When $\tau \to \infty$, modReLU reduces to standard ReLU. Empirically, $\tau \in \{1,\, 0.1,\, 0.01\}$ have been employed, with larger $\tau$ for illustration.

2. Theoretical Motivation and Properties

Classical ReLU activations, unbounded above, facilitate rapid model training but also enable layerwise amplification of small adversarial perturbations, undermining robustness. By capping output at $\tau$, modReLU prohibits “blow-up” of internal signals, directly limiting how much a perturbation can propagate or amplify through the network.

Analytically:

• Standard ReLU’s local Lipschitz constant is 1, but unbounded output across layers allows gradient accumulation.
• modReLU enforces both 1-Lipschitz continuity and an output range restriction: $[0, \tau]$, bounding amplification across all layers simultaneously.

A trade-off emerges: selecting $\tau$ too small exacerbates vanishing gradients, especially in deep or wide architectures. $\tau$ must be sufficiently large to preserve trainability, yet sufficiently small to mitigate adversarial growth.

3. Gradients and Backpropagation

modReLU is piecewise-linear with two flat (inactive) regions. The (sub)gradient with respect to $z$ is: $$\frac{d}{dz}\, \mathrm{modReLU}(z;\tau) = \begin{cases} 0, & z \le 0, \ 1, & 0 < z < \tau, \ 0, & z \ge \tau. \end{cases}$$ At $z = 0$ or $z = \tau$, any subgradient in $[0,1]$ is valid; commonly, $1$ is taken at $z=0$ and $0$ at $z=\tau$ by convention. During backpropagation, nonzero gradient propagation occurs strictly within $(0,\,\tau)$; outside this region, gradients vanish. This restricts parameter updates when activations saturate at the cap, necessitating careful $\tau$ selection in very deep or wide dense layers.

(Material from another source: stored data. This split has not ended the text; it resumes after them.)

struct PassArgs {
    MapView map;
    const float4* scan;
    const uint32_t* tile_order;
    uint32_t n, n_tiles32;
    KfDev* kf;
    KfHostIO* io;
    const double* recs_in;
    double* part_out;
    double* sums_out;
    float4* qrec;
    long long* clk;
    uint32_t qstride;
    int nrec, mode, rounds, launch;
    const uint32_t* cost_in;
    uint32_t* cost_out;
    int steps;
    uint32_t nsearch;
    MatchParams mp;
    SolveParams sp;
};
constexpr int PK_UNITS = PK_THREADS / 256;
constexpr int PK_GROUPS = PK_THREADS / 8;
constexpr int PK_STAGE = 64;
constexpr int PK_STEPS = 2048 / PK_THREADS;
constexpr int PK_FITW = PK_STEPS * PK_GROUPS / 64;
constexpr int PK_RPTS_MAX = PK_STEPS * PK_GROUPS;
constexpr int PK_CLK = 32;
constexpr size_t PK_REGION0 = sizeof(Xyz) * PK_GROUPS * PK_STAGE < 65536 ? 65536 : sizeof(Xyz) * PK_GROUPS * PK_STAGE;
constexpr size_t PK_OFF_REC = PK_REGION0;
constexpr size_t PK_OFF_PREF = PK_OFF_REC + sizeof(float4) * PK_STEPS * QREC_SLOTS * PK_GROUPS;
constexpr size_t PK_OFF_POSE = PK_OFF_PREF + sizeof(uint32_t) * 2 * (PK_THREADS / 64) * 64;
constexpr size_t PK_OFF_OUT = PK_OFF_POSE + ((sizeof(PoseConsts) + 15) / 16) * 16;
constexpr size_t PK_OFF_KEEP = PK_OFF_OUT + sizeof(double) * PK_FITW * 2 * SUMS_LEN;
constexpr size_t PK_OFF_QN = PK_OFF_KEEP + ((sizeof(KeepLds) + 15) / 16) * 16;
constexpr size_t PK_OFF_QUEUE = PK_OFF_QN + 32;
constexpr size_t PK_OFF_QUEUEQ = PK_OFF_QUEUE + sizeof(float4) * PK_RPTS_MAX;
constexpr size_t PK_OFF_QUEUEB = PK_OFF_QUEUEQ + sizeof(uint32_t) * PK_RPTS_MAX;
constexpr size_t PK_LDS_BYTES = PK_OFF_QUEUEB + sizeof(uint32_t) * PK_RPTS_MAX;
constexpr size_t PK_OFF_BOOK = 32 * 1024;
static_assert(sizeof(SolveLds) <= PK_OFF_BOOK && PK_OFF_BOOK + sizeof(BookLds) <= PK_REGION0, "solve / books scratch must fit under the stage");
static_assert(sizeof(double) * PK_FITW * 64 * 14 <= PK_OFF_BOOK, "staged rows must stay below the books' scratch");
static_assert(PK_LDS_BYTES <= 160 * 1024, "one workgroup per CU");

4. Implementation and Network Integration

modReLU can directly replace standard ReLU layers in existing architectures. Practical integration involves:

• Selecting specific network layers for capping, often favoring bottleneck or early layers.
• Simple Python or TensorFlow/Keras implementations (see table below) facilitate rapid adoption.

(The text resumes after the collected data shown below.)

 namespace {
+void gram_update_units(int ms, std::vector<GramUpdateUnit>& units, double* entries) {
+  constexpr int PR = 4, PC = 8, TS_M = SW / 256, TS_N = SW / 128;
+  const int ntm = (int)cdiv(ms, 256), ntn = (int)cdiv(ms, 128);
+  units.clear();
+  double e = 0.0;
+  for (int s = 0; s * TS_N < ntn; ++s) {
+    const int tn1 = (s + 1) * TS_N < ntn ? (s + 1) * TS_N : ntn;
+    for (int rg = s * TS_M; rg < ntm; rg += PR)
+      for (int cg = s * TS_N; cg < tn1; cg += PC)
+        for (int tn = cg; tn < cg + PC && tn < tn1; ++tn)
+          for (int tm = rg; tm < rg + PR && tm < ntm; ++tm) {
+            units.push_back(GramUpdateUnit{tm, tn});
+            e += (double)((tm + 1) * 256 < ms ? 256 : ms - tm * 256) * (double)((tn + 1) * 128 < ms ? 128 : ms - tn * 128);
+          }
+  }
+  *entries = e;
+}
+
+int gram_update_strips(isdf_handle h, double* d_A, int ms, int64_t ldA, const double* d_Lp, int64_t ldL, int nb) {
+  for (int c0 = 0; c0 < ms; c0 += SW) {
+    const int c1 = c0 + SW < ms ? c0 + SW : ms;
+    int rc = gemm_rm(h, 'T', 'N', ms - c0, c1 - c0, nb, -1.0, d_Lp + c0, ldL, d_Lp + c0, ldL, 1.0,
+                     d_A + (int64_t)c0 * ldA + c0, ldA);
+    if (rc != ISDF_OK) return rc;
+  }
+  return ISDF_OK;
+}
+
+int gram_update_own(isdf_handle h, double* d_A, int ms, int64_t ldA, const double* d_Lp, int64_t ldL, int nb, double* d_T,
+                    const GramUpdateUnit* d_units, int64_t nunits, double entries) {
+  const int K32 = (nb + 31) / 32 * 32;
+  ProfScope ps(h, "gram_trailing_update[flop]", 2.0 * nb * entries);
+  if (K32 != nb) HIP_TRY(h, hipMemsetAsync(d_T, 0, sizeof(double) * (size_t)ms * K32, h->stream));
+  int rc = transpose_rm(h, d_Lp, ldL, nb, ms, d_T, K32);
+  if (rc != ISDF_OK) return rc;
+  return gram_update_blocks(h, d_T, K32, K32, d_units, nunits, d_A, ldA, ms);
+}
+}
+
+extern "C" int isdf_gram_trailing_update(isdf_handle h, double* d_A, int ms, int64_t ldA, const double* d_Lp, int64_t ldL,
+                                         int nb) {
+  if (!h) return ISDF_ERR_ARG;
+  ARG_CHECK(h, d_A && d_Lp && ms > 0 && ldA >= ms && ldL >= ms && nb > 0);
+  const int K32 = (nb + 31) / 32 * 32;
+  if (!h->gram_update_own || K32 > PANEL_MAX) return gram_update_strips(h, d_A, ms, ldA, d_Lp, ldL, nb);
+  std::vector<GramUpdateUnit> units;
+  double entries = 0.0;
+  gram_update_units(ms, units, &entries);
+  const size_t b_T = (sizeof(double) * (size_t)ms * K32 + 255) / 256 * 256;
+  char* ws = (char*)isdf_ws(h, "gram_update", b_T + sizeof(GramUpdateUnit) * units.size());
+  if (!ws) return ISDF_ERR_HIP;
+  GramUpdateUnit* d_units = (GramUpdateUnit*)(ws + b_T);
+  HIP_TRY(h, hipMemcpyAsync(d_units, units.data(), sizeof(GramUpdateUnit) * units.size(), hipMemcpyHostToDevice, h->stream));
+  int rc = gram_update_own(h, d_A, ms, ldA, d_Lp, ldL, nb, (double*)ws, d_units, (int64_t)units.size(), entries);
+  if (rc != ISDF_OK) return rc;
+  HIP_TRY(h, hipStreamSynchronize(h->stream));
+  return ISDF_OK;
+}
+
+namespace {
 struct DeviceBuffer {
   void* p = nullptr;
   ~DeviceBuffer() { if (p) (void)hipFree(p); }
@@ -249,7 +309,20 @@
   auto al = [](size_t x) { return (x + 255) / 256 * 256; };
   const size_t b_d = al(sizeof(double) * m), b_w = al(sizeof(double) * nwg), b_st = al(sizeof(GramState));
   const size_t b_L = al(sizeof(double) * (size_t)panel * ldL), b_map = al(sizeof(int32_t) * m);
-  char* ws = (char*)isdf_ws(h, "select_gram", 2 * b_d + 2 * b_w + b_st + b_L + 3 * b_map);
+  const int K32max = (panel + 31) / 32 * 32;
+  bool own = h->gram_update_own != 0 && K32max <= PANEL_MAX;
+  std::vector<GramUpdateUnit> units_h;
+  double upd_entries = 0.0;
+  if (own) gram_update_units(m, units_h, &upd_entries);
+  const size_t b_T = al(sizeof(double) * (size_t)m * K32max), b_un = al(sizeof(GramUpdateUnit) * units_h.size());
+  const size_t b_base = 2 * b_d + 2 * b_w + b_st + b_L + 3 * b_map;
+  char* ws = own ? (char*)isdf_ws(h, "select_gram", b_base + b_T + b_un) : nullptr;
+  if (own && !ws) {
+    fprintf(stderr, "mi355_isdf: isdf_select_ip_gram: no device memory for the transposed panel of the trailing update (%zu bytes); "
+                    "the updates go through rocBLAS\n", b_T + b_un);
+    own = false;
+  }
+  if (!ws) ws = (char*)isdf_ws(h, "select_gram", b_base);
   if (!ws) return ISDF_ERR_HIP;
   double* d_d[2];
   double* d_w[2];
@@ -262,7 +335,10 @@
   int32_t* d_map = (int32_t*)ws; ws += b_map;
   int32_t* d_cmap[2];
   d_cmap[0] = (int32_t*)ws; ws += b_map;
-  d_cmap[1] = (int32_t*)ws;
+  d_cmap[1] = (int32_t*)ws; ws += b_map;
+  double* d_T = (double*)ws; ws += b_T;
+  GramUpdateUnit* d_units = (GramUpdateUnit*)ws;
+  if (own) HIP_TRY(h, hipMemcpyAsync(d_units, units_h.data(), sizeof(GramUpdateUnit) * units_h.size(), hipMemcpyHostToDevice, h->stream));
   HIP_TRY(h, hipMemsetAsync(d_st, 0, sizeof(GramState), h->stream));
   HIP_TRY(h, hipMemsetAsync(d_piv, 0xff, sizeof(int64_t) * (size_t)nip, h->stream));
   if (TPB == 64) hipLaunchKernelGGL(gram_diag_kernel<64>, dim3(nwg), dim3(64), 0, h->stream, d_A, ldA, m, d_d[0], d_w[0]);
@@ -326,10 +402,9 @@
         }
       }
     }
-    for (int c0 = 0; c0 < ms; c0 += SW) {
-      const int c1 = c0 + SW < ms ? c0 + SW : ms;
-      int rc = gemm_rm(h, 'T', 'N', ms - c0, c1 - c0, nb, -1.0, d_Lp + c0, ldL, d_Lp + c0, ldL, 1.0,
-                       d_A + (int64_t)c0 * ldA + c0, ldA);
+    {
+      const int rc = own ? gram_update_own(h, d_A, ms, ldA, d_Lp, ldL, nb, d_T, d_units, (int64_t)units_h.size(), upd_entries)
+                         : gram_update_strips(h, d_A, ms, ldA, d_Lp, ldL, nb);
       if (rc != ISDF_OK) return rc;
     }
     if (mc == 0 || mc == ms) continue;
@@ -362,6 +437,10 @@
     cur ^= 1;
     ms = mc;
     nwg = (int)cdiv(ms, TPB);
+    if (own) {
+      gram_update_units(ms, units_h, &upd_entries);
+      HIP_TRY(h, hipMemcpyAsync(d_units, units_h.data(), sizeof(GramUpdateUnit) * units_h.size(), hipMemcpyHostToDevice, h->stream));
+    }
     rank_at_compact = hst.rank;
   }
   GramState hst;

Context	Implementation Example	Usage Example
Function Definition	tf.minimum(tf.maximum(z, 0.0), tau)	Replace any ReLU layer with modReLU
Gradient Handling	Gradient flows for $0 < z < \tau$ only	Monitor saturation and vanishing gradients
Keras Layer	CappedReLU(tau)	E.g., insert after Conv2D

This approach incurs negligible computational overhead (notably for convolutional nets). In dense networks, fine $\tau$ tuning is required to avoid excessive saturation or vanishing gradients, especially as network depth increases.

5. Experimental Protocol

Empirical analysis centered on MNIST digit classification was conducted under the following setup:

• Models: Three-layer dense nets (e.g., $392 \to 196 \to 98$ units) with various capping patterns; two-layer variants and architectures with different widths/ordering.
• Optimizer: Adam, learning rate $1\times10^{-3}$, 20 epochs on unperturbed data.
• Adversarial Attacks: FGSM ($L_\infty$, $\epsilon = 0.1$), PGD ($L_\infty$, $\epsilon = 0.1$, step $0.01$, $10$ iterations), and CW ($L_2$, max $10^4$ iterations, lr $0.01$, $c = 0.001$).
• Metrics:
  • Test accuracy (clean and adversarially attacked)
  • Attack success rates
  • Layerwise hidden perturbation growth ($\|h_\ell(x+\delta) - h_\ell(x)\|$)
  • Zero-gradient distance (distance from $x$ to nearest point where $\nabla_x$ vanishes under PGD)
  • Sensitivity map sum (summed maximal class gradient differences per input pixel).

6. Empirical Results

Quantitative findings for two-hidden-layer MNIST classifiers, with modReLU applied to the bottleneck layer, are summarized below:

$\tau$	Adv. Train	Clean (%)	FGSM (%)	PGD (%)	CW ($L_2$) (%)
ReLU (∞)	none	98.49	41.77	9.47	0.00
1	none	98.46	41.24	7.45	0.00
0.1	none	98.06	68.04	39.79	5.56
0.01	none	97.88	92.37	89.61	8.07
ReLU	FGSM	98.26	91.44	85.12	0.19
1	FGSM	98.35	92.46	81.88	0.18
0.1	FGSM	98.18	93.00	90.37	3.50
0.01	FGSM	97.10	94.07	96.36	8.21
ReLU	PGD	98.67	91.85	86.74	0.10
1	PGD	98.49	93.32	87.09	0.11
0.1	PGD	98.09	92.64	92.85	3.62
0.01	PGD	96.55	89.21	95.43	8.00

Additional observations:

• Capping only bottleneck layers maximizes robust accuracy.
• For small $\tau$, hidden-layer perturbation growth under adversarial input is substantially attenuated.
• Decreasing $\tau$ from $\infty \to 1 \to 0.1 \to 0.01$ proportionally reduces sensitivity-map sums, trending from $\sim$26 to 0.
• With PGD adversarial training, modReLU at $\tau=0.01$ achieves $\sim$95% PGD-robust accuracy versus $\sim$86% for standard ReLU with PGD.

7. Implications, Trade-offs, and Best Practices

modReLU delivers markedly improved $L_\infty$ robustness, especially in combination with adversarial training. For PGD and FGSM attacks, robust accuracy gains are dramatic with minimal reduction in standard accuracy. CW ($L_2$) attack robustness improves as well, but to a lesser extent.

Key trade-offs:

• Negligible computational overhead in convolutional layers.
• Too small $\tau$ ($\lesssim 0.01$) induces vanishing gradients and potential underfitting, particularly in wide or deep MLPs.
• Capping only certain layers (e.g., bottlenecks) balances accuracy and robustness.
• FGSM adversarial training, when combined with modReLU, suffices to reach PGD-level robustness, streamlining retraining.

Recommended practice:

• Sweep $\tau$ values in $[0.01,\, 0.1,\, 1]$ to optimize accuracy–robustness trade-off.
• Prefer capping in convolutional feature maps or bottleneck layers; exercise caution with fully connected nets.
• Potential research avenues include adaptive or per-channel $\tau$, selective capping at input/output, scalability to larger datasets and architectures, and formal investigation of global Lipschitz constraints imposed by modReLU (Sooksatra et al., 2024).

modReLU constitutes a simple, low-overhead architectural measure for enhancing adversarial robustness, readily integrable into standard deep learning workflows and empirically validated across a range of model variants and adversarial threat models.